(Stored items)
--

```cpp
extern "C" int fpsg_conv_first_fwd(const float* x, const float* w, int N, int C, int K, int H, int W, float* y,
                                   const float* bias, float* parts, fpsg_stream_t stream) {
  using namespace fpsg;
  FPSG_REQUIRE(C == 3 && K == 64, FPSG_E_SHAPE, "fpsg_conv_first_fwd: the 3 -> 64 channel layer only (got %d -> %d)", C, K);
  FPSG_REQUIRE(N > 0 && H > 0 && W > 0 && W % 4 == 0, FPSG_E_SHAPE,
               "fpsg_conv_first_fwd: N, H positive and W a positive multiple of 4 (got %d,%d,%d)", N, H, W);
  FPSG_REQUIRE_PTR(x); FPSG_REQUIRE_PTR(w); FPSG_REQUIRE_PTR(y);
  FPSG_REQUIRE(((reinterpret_cast<uintptr_t>(x) | reinterpret_cast<uintptr_t>(y)) & 15) == 0, FPSG_E_ALIGN,
               "fpsg_conv_first_fwd: x and y must be 16-byte aligned");
  FPSG_REQUIRE(!misaligned4(bias) && !misaligned4(parts) && !misaligned4(w), FPSG_E_ALIGN,
               "fpsg_conv_first_fwd: w / bias / parts not 4-byte aligned");
  const long Q = (long)N * H * (W / 4);
  const long blocks = (Q + kFirstThreads - 1) / kFirstThreads;
  FPSG_REQUIRE(blocks < (1L << 31), FPSG_E_LIMIT, "fpsg_conv_first_fwd: %ld workgroups beyond the grid limit", blocks);
  hipStream_t s = static_cast<hipStream_t>(stream);
  const bool nt = beyond_cache((size_t)N * 64 * H * W * sizeof(float));
  if (parts && nt)
    hipLaunchKernelGGL((conv_first_fwd_kernel<true, true>), dim3((unsigned)blocks), dim3(kFirstThreads), 0, s, x, w, H, W, Q, y, bias, parts);
  else if (parts)
    hipLaunchKernelGGL(conv_first_fwd_kernel<true>, dim3((unsigned)blocks), dim3(kFirstThreads), 0, s, x, w, H, W, Q, y, bias, parts);
  else if (nt)
    hipLaunchKernelGGL((conv_first_fwd_kernel<false, true>), dim3((unsigned)blocks), dim3(kFirstThreads), 0, s, x, w, H, W, Q, y, nullptr, nullptr);
  else
    hipLaunchKernelGGL(conv_first_fwd_kernel<false>, dim3((unsigned)blocks), dim3(kFirstThreads), 0, s, x, w, H, W, Q, y, nullptr, nullptr);
  return launch_status("fpsg_conv_first_fwd");
}
```

fpsg_amd/csrc/winograd_fused.hip:

```cpp
#include <type_traits>

#include "fpsg_common.h"

namespace fpsg {
namespace {

constexpr int kFusedThreads = 256;
constexpr int kSteps = 16;
constexpr int kUldsFloats = 36 * kSteps * 64;

__device__ __forceinline__ float from_left_or(float keep, float v) {
  return __int_as_float(__builtin_amdgcn_update_dpp(__float_as_int(keep), __float_as_int(v), 0x111, 0xF, 0xF, false));
}
__device__ __forceinline__ float from_right_or(float keep, float v) {
  return __int_as_float(__builtin_amdgcn_update_dpp(__float_as_int(keep), __float_as_int(v), 0x101, 0xF, 0xF, false));
}
__device__ __forceinline__ void in4(const float (&d)[6], float c0, float (&t)[6]) {
  const float p = fma_rn(-4.0f, d[2], d[4]), q = fma_rn(-4.0f, d[1], d[3]);
  const float r = d[4] - d[2], s = d[3] - d[1];
  t[0] = fma_rn(c0, d[0], fma_rn(-5.0f, d[2], d[4]));
  t[1] = p + q;
  t[2] = p - q;
  t[3] = fma_rn(2.0f, s, r);
  t[4] = fma_rn(-2.0f, s, r);
  t[5] = fma_rn(4.0f, d[1], fma_rn(-5.0f, d[3], d[5]));
}
__device__ __forceinline__ void out4(const float (&m)[6], float (&s)[4]) {
  const float p12 = m[1] + m[2], m12 = m[1] - m[2], p34 = m[3] + m[4], m34 = m[3] - m[4];
  s[0] = (m[0] + p12) + p34;
  s[1] = fma_rn(2.0f, m34, m12);
  s[2] = fma_rn(4.0f, p34, p12);
  s[3] = fma_rn(8.0f, m34, m12) + m[5];
}

template <bool ACT, bool STATS, bool NT = false>
__global__ __launch_bounds__(kFusedThreads) void wino4_fused_c64_kernel(const float* __restrict__ x,
                                                                        const float* __restrict__ U ,
                                                                        int K, int H, int W, int Th, int Tw, long P,
                                                                        int S, float* __restrict__ y,
                                                                        const float* __restrict__ chan,
                                                                        const float* __restrict__ pre_bias,
                                                                        const float* __restrict__ out_bias,
                                                                        float* __restrict__ parts) {
  extern __shared__ __attribute__((aligned(16))) float ulds[];
  constexpr int C = 64;
  float* actp = ulds + kUldsFloats;
  const int tid = threadIdx.x, lane = tid & 63, wave = tid >> 6;
  const int kk = lane >> 4, col = lane & 15;
  const int i = blockIdx.x;
  const int slice = (i >> 3) % S;
  const int j = (i & 7) + 8 * (i / (8 * S));
  const int per_slice = gridDim.x / S;
  const int k0 = slice * 16;
  {
    const int kl = tid >> 4, c4 = tid & 15;
    const float* up = U + ((size_t)k0 + kl) * C + 4 * c4;
    v4f ub[36];
#pragma unroll
    for (int xi = 0; xi < 36; ++xi) ub[xi] = *reinterpret_cast<const v4f*>(up + (size_t)xi * K * C);
#pragma unroll
    for (int kq = 0; kq < 4; ++kq) {
      v4f* dst = reinterpret_cast<v4f*>(ulds + ((size_t)c4 * 64 + kq * 16 + kl) * 36);
#pragma unroll
      for (int x4 = 0; x4 < 9; ++x4)
        dst[x4] = (v4f){ub[4 * x4][kq], ub[4 * x4 + 1][kq], ub[4 * x4 + 2][kq], ub[4 * x4 + 3][kq]};
    }
  }
  if (ACT && tid < C) {
    actp[tid] = chan[tid];
    actp[C + tid] = chan[C + tid];
    actp[2 * C + tid] = pre_bias ? pre_bias[tid] : 0.0f;
  }
  __syncthreads();
  const __amdgpu_buffer_rsrc_t xrsrc = __builtin_amdgcn_make_buffer_rsrc(
      const_cast<float*>(x), 0, (int)(P * 16 * C * sizeof(float)), 0x00020000);
  float st0[4] = {0.0f, 0.0f, 0.0f, 0.0f}, st1[4] = {0.0f, 0.0f, 0.0f, 0.0f}, ob[4] = {0.0f, 0.0f, 0.0f, 0.0f};
  if (STATS && out_bias) {
#pragma unroll
    for (int r = 0; r < 4; ++r) ob[r] = out_bias[k0 + 4 * kk + r];
  }
  const long G = (P + 15) >> 4;
  struct Tile {
    uint32_t boff[6], eoffb[6];
    float c4t, mb, c4l, mr, mr5;
    int tw, th;
    unsigned n;
    bool live;
  };
  auto locate = [&](long g, Tile& t) {
    const long p_raw = g * 16 + col;
    t.live = p_raw < P;
    const long p = t.live ? p_raw : P - 1;
    const unsigned pu = (unsigned)p;
    t.tw = (int)(pu % (unsigned)Tw);
    const unsigned q = pu / (unsigned)Tw;
    t.th = (int)(q % (unsigned)Th);
    t.n = q / (unsigned)Th;
    const bool has_left = t.tw > 0, has_right = t.tw < Tw - 1;
    const bool edge_l = has_left && col == 0, edge_r = has_right && col == 15;
    const int r0 = 4 * t.th - 1;
    const bool top_in = r0 >= 0, bot_in = r0 + 5 < H;
    t.c4t = top_in ? 4.0f : 0.0f;
    t.mb = bot_in ? 1.0f : 0.0f;
    t.c4l = has_left ? 4.0f : 0.0f;
    t.mr = has_right ? 1.0f : 0.0f;
    t.mr5 = t.mr * t.mb;
    const uint32_t lane_elem = (uint32_t)((((size_t)t.n * C + kk) * H) * W + 4 * t.tw);
    const uint32_t eadd = edge_l ? (uint32_t)-4 : (edge_r ? 16u : 0u);
#pragma unroll
    for (int r = 0; r < 6; ++r) {
      const int row = r0 + r;
      t.boff[r] = (lane_elem + (uint32_t)((row < 0 ? 0 : (row >= H ? H - 1 : row)) * W)) * 4u;
      t.eoffb[r] = t.boff[r] + eadd;
    }
  };
  const uint32_t step_bytes = (uint32_t)(4 * H * W) * 4u;
  struct Raw { v4f mid[6]; float e[6]; };
  auto load_raw = [&](const Tile& t, int c4, Raw& w) {
    const uint32_t sbase = (uint32_t)c4 * step_bytes;
#pragma unroll
    for (int r = 0; r < 6; ++r) {
      w.mid[r] = __builtin_bit_cast(v4f, __builtin_amdgcn_raw_buffer_load_b128(xrsrc, t.boff[r], sbase, 0));
      w.e[r] = __uint_as_float(__builtin_amdgcn_raw_buffer_load_b32(xrsrc, t.eoffb[r], sbase, 0));
    }
  };
  const long g_stride = 4L * per_slice;
  Tile cur, nxt;
  Raw ra, rb;
  long g = (long)j * 4 + wave;
  if (g < G) {
    locate(g, cur);
    load_raw(cur, 0, ra);
    load_raw(cur, 1, rb);
  }
  for (; g < G; g += g_stride) {
    locate(g + g_stride < G ? g + g_stride : g, nxt);
    const float c4t = cur.c4t, mb = cur.mb, c4l = cur.c4l, mr = cur.mr, mr5 = cur.mr5;
    const bool live = cur.live;
    const int tw = cur.tw, th = cur.th;
    const unsigned n = cur.n;
    v4f acc[36];

    auto compute = [&](int c4, const Raw& w, v4f (&accr)[36], auto first) {
      v4f a[9];
      {
        const v4f* up = reinterpret_cast<const v4f*>(ulds + ((size_t)c4 * 64 + lane) * 36);
#pragma unroll
        for (int q4 = 0; q4 < 9; ++q4) a[q4] = up[q4];
      }
      __builtin_amdgcn_sched_barrier(0);
      float asc = 1.0f, ash = 0.0f, apb = 0.0f;
      if (ACT) { asc = actp[4 * c4 + kk]; ash = actp[C + 4 * c4 + kk]; apb = actp[2 * C + 4 * c4 + kk]; }
      float d[6][6];
#pragma unroll
      for (int r = 0; r < 6; ++r) {
        float m0 = w.mid[r][0], m1 = w.mid[r][1], m2 = w.mid[r][2], m3 = w.mid[r][3], e = w.e[r];
        if (ACT) {
          m0 = __builtin_fmaxf(fma_rn(m0 + apb, asc, ash), 0.0f);
          m1 = __builtin_fmaxf(fma_rn(m1 + apb, asc, ash), 0.0f);
          m2 = __builtin_fmaxf(fma_rn(m2 + apb, asc, ash), 0.0f);
          m3 = __builtin_fmaxf(fma_rn(m3 + apb, asc, ash), 0.0f);
          e = __builtin_fmaxf(fma_rn(e + apb, asc, ash), 0.0f);
        }
        const float lft = from_left_or(e, m3);
        d[r][0] = r == 5 ? lft * mb : lft;
        d[r][5] = from_right_or(e, m0) * (r == 5 ? mr5 : mr);
        d[r][1] = r == 5 ? m0 * mb : m0;
        d[r][2] = r == 5 ? m1 * mb : m1;
        d[r][3] = r == 5 ? m2 * mb : m2;
        d[r][4] = r == 5 ? m3 * mb : m3;
      }
      float t[6][6];
#pragma unroll
      for (int j = 0; j < 6; ++j) {
        const float colv[6] = {d[0][j], d[1][j], d[2][j], d[3][j], d[4][j], d[5][j]};
        in4(colv, c4t, t[j]);
      }
#pragma unroll
      for (int i = 0; i < 6; ++i) {
        const float rowv[6] = {t[0][i], t[1][i], t[2][i], t[3][i], t[4][i], t[5][i]};
        float o[6];
        in4(rowv, c4l, o);
        {
          const int x0 = 6 * i, l0 = x0;
#define FPSG_A(c) a[(l0 + (c)) >> 2][(l0 + (c)) & 3]
          if constexpr (decltype(first)::value) {
            asm volatile(
                "s_nop 1\n\t"
                "v_mfma_f32_16x16x4_f32 %0, %6, %12, 0\n\t"
                "v_mfma_f32_16x16x4_f32 %1, %7, %13, 0\n\t"
                "v_mfma_f32_16x16x4_f32 %2, %8, %14, 0\n\t"
                "v_mfma_f32_16x16x4_f32 %3, %9, %15, 0\n\t"
                "v_mfma_f32_16x16x4_f32 %4, %10, %16, 0\n\t"
                "v_mfma_f32_16x16x4_f32 %5, %11, %17, 0"
                : "=&a"(accr[x0]), "=&a"(accr[x0 + 1]), "=&a"(accr[x0 + 2]), "=&a"(accr[x0 + 3]), "=&a"(accr[x0 + 4]),
                  "=&a"(accr[x0 + 5])
                : "v"(FPSG_A(0)), "v"(FPSG_A(1)), "v"(FPSG_A(2)), "v"(FPSG_A(3)), "v"(FPSG_A(4)), "v"(FPSG_A(5)),
                  "v"(o[0]), "v"(o[1]), "v"(o[2]), "v"(o[3]), "v"(o[4]), "v"(o[5]));
          } else {
            asm volatile(
                "s_nop 1\n\t"
                "v_mfma_f32_16x16x4_f32 %0, %6, %12, %0\n\t"
                "v_mfma_f32_16x16x4_f32 %1, %7, %13, %1\n\t"
                "v_mfma_f32_16x16x4_f32 %2, %8, %14, %2\n\t"
                "v_mfma_f32_16x16x4_f32 %3, %9, %15, %3\n\t"
                "v_mfma_f32_16x16x4_f32 %4, %10, %16, %4\n\t"
                "v_mfma_f32_16x16x4_f32 %5, %11, %17, %5"
                : "+a"(accr[x0]), "+a"(accr[x0 + 1]), "+a"(accr[x0 + 2]), "+a"(accr[x0 + 3]), "+a"(accr[x0 + 4]),
                  "+a"(accr[x0 + 5])
                : "v"(FPSG_A(0)), "v"(FPSG_A(1)), "v"(FPSG_A(2)), "v"(FPSG_A(3)), "v"(FPSG_A(4)), "v"(FPSG_A(5)),
                  "v"(o[0]), "v"(o[1]), "v"(o[2]), "v"(o[3]), "v"(o[4]), "v"(o[5]));
          }
#undef FPSG_A
        }
      }
    };
#define FPSG_LOAD(st, buf) load_raw(cur, st, buf); __builtin_amdgcn_sched_barrier(0)
#define FPSG_LOAD_NEXT(st, buf) load_raw(nxt, st, buf); __builtin_amdgcn_sched_barrier(0)
#define FPSG_COMPUTE(st, buf) compute(st, buf, acc, std::false_type{}); __builtin_amdgcn_sched_barrier(0)
#define FPSG_COMPUTE_FIRST(st, buf) compute(st, buf, acc, std::true_type{}); __builtin_amdgcn_sched_barrier(0)
    __builtin_amdgcn_sched_barrier(0);
    FPSG_COMPUTE_FIRST(0, ra);
    FPSG_LOAD(2, ra);
    FPSG_COMPUTE(1, rb);
    FPSG_LOAD(3, rb);
#pragma unroll 1
    for (int c4 = 2; c4 < kSteps - 2; c4 += 2) {
      FPSG_COMPUTE(c4, ra);
      FPSG_LOAD(c4 + 2, ra);
      FPSG_COMPUTE(c4 + 1, rb);
      FPSG_LOAD(c4 + 3, rb);
    }
    FPSG_COMPUTE(kSteps - 2, ra);
    FPSG_LOAD_NEXT(0, ra);
    FPSG_COMPUTE(kSteps - 1, rb);
    FPSG_LOAD_NEXT(1, rb);
#undef FPSG_COMPUTE
#undef FPSG_COMPUTE_FIRST
#undef FPSG_LOAD_NEXT
#undef FPSG_LOAD
    asm volatile("s_nop 15\n\ts_nop 15" ::: "memory");
    __builtin_amdgcn_sched_barrier(0);
#pragma unroll
    for (int r = 0; r < 4; ++r) {
      float s[6][4];
#pragma unroll
      for (int c = 0; c < 6; ++c) {
        float m[6];
#pragma unroll
        for (int a = 0; a < 6; ++a) m[a] = acc[6 * a + c][r];
        out4(m, s[c]);
      }
      if (live) {
        float* yp = y + ((((size_t)n * K + k0 + 4 * kk + r) * H) + 4 * th) * W + 4 * tw;
#pragma unroll
        for (int a = 0; a < 4; ++a) {
          float rowv[6], o[4];
#pragma unroll
          for (int c = 0; c < 6; ++c) rowv[c] = s[c][a];
          out4(rowv, o);
          st_stream<NT>(reinterpret_cast<v4f*>(yp + (size_t)a * W), (v4f){o[0], o[1], o[2], o[3]});
          if (STATS) {
#pragma unroll
            for (int u = 0; u < 4; ++u) {
              const float v = o[u] + ob[r];
              st0[r] += v;
              st1[r] = fma_rn(v, v, st1[r]);
            }
          }
        }
      }
    }
    cur = nxt;
  }
  if (STATS) {
    __syncthreads();
#pragma unroll
    for (int r = 0; r < 4; ++r) {
      float a0 = st0[r], a1 = st1[r];
      a0 += __uint_as_float(lane_xor<1>(__float_as_uint(a0))); a1 += __uint_as_float(lane_xor<1>(__float_as_uint(a1)));
      a0 += __uint_as_float(lane_xor<2>(__float_as_uint(a0))); a1 += __uint_as_float(lane_xor<2>(__float_as_uint(a1)));
      a0 += __uint_as_float(lane_xor<4>(__float_as_uint(a0))); a1 += __uint_as_float(lane_xor<4>(__float_as_uint(a1)));
      a0 += __uint_as_float(lane_xor<8>(__float_as_uint(a0))); a1 += __uint_as_float(lane_xor<8>(__float_as_uint(a1)));
      if (col == 0) {
        ulds[((wave * 4 + kk) * 4 + r) * 2] = a0;
        ulds[((wave * 4 + kk) * 4 + r) * 2 + 1] = a1;
      }
    }
    __syncthreads();
    if (tid < 16) {
      float t0 = 0.0f, t1 = 0.0f;
#pragma unroll
      for (int w = 0; w < 4; ++w) { t0 += ulds[(w * 16 + tid) * 2]; t1 += ulds[(w * 16 + tid) * 2 + 1]; }
      float* out = parts + ((size_t)(k0 + tid) * per_slice + j) * 2;
      out[0] = t0;
      out[1] = t1;
    }
  }
}

}
}
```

--

* _Instructions for the task_:
Among the lines above, return those that hold the word "define".

* _Solution to the problem_:
#define FPSG_A(c) a[(l0 + (c)) >> 2][(l0 + (c)) & 3]
#define FPSG_LOAD(st, buf) load_raw(cur, st, buf); __builtin_amdgcn_sched_barrier(0)
#define FPSG_LOAD_NEXT(st, buf) load_raw(nxt, st, buf); __builtin_amdgcn_sched_barrier(0)
#define FPSG_COMPUTE(st, buf) compute(st, buf, acc, std::false_type{}); __builtin_amdgcn_sched_barrier(0)
#define FPSG_COMPUTE_FIRST(st, buf) compute(st, buf, acc, std::true_type{}); __builtin_amdgcn_sched_barrier(0)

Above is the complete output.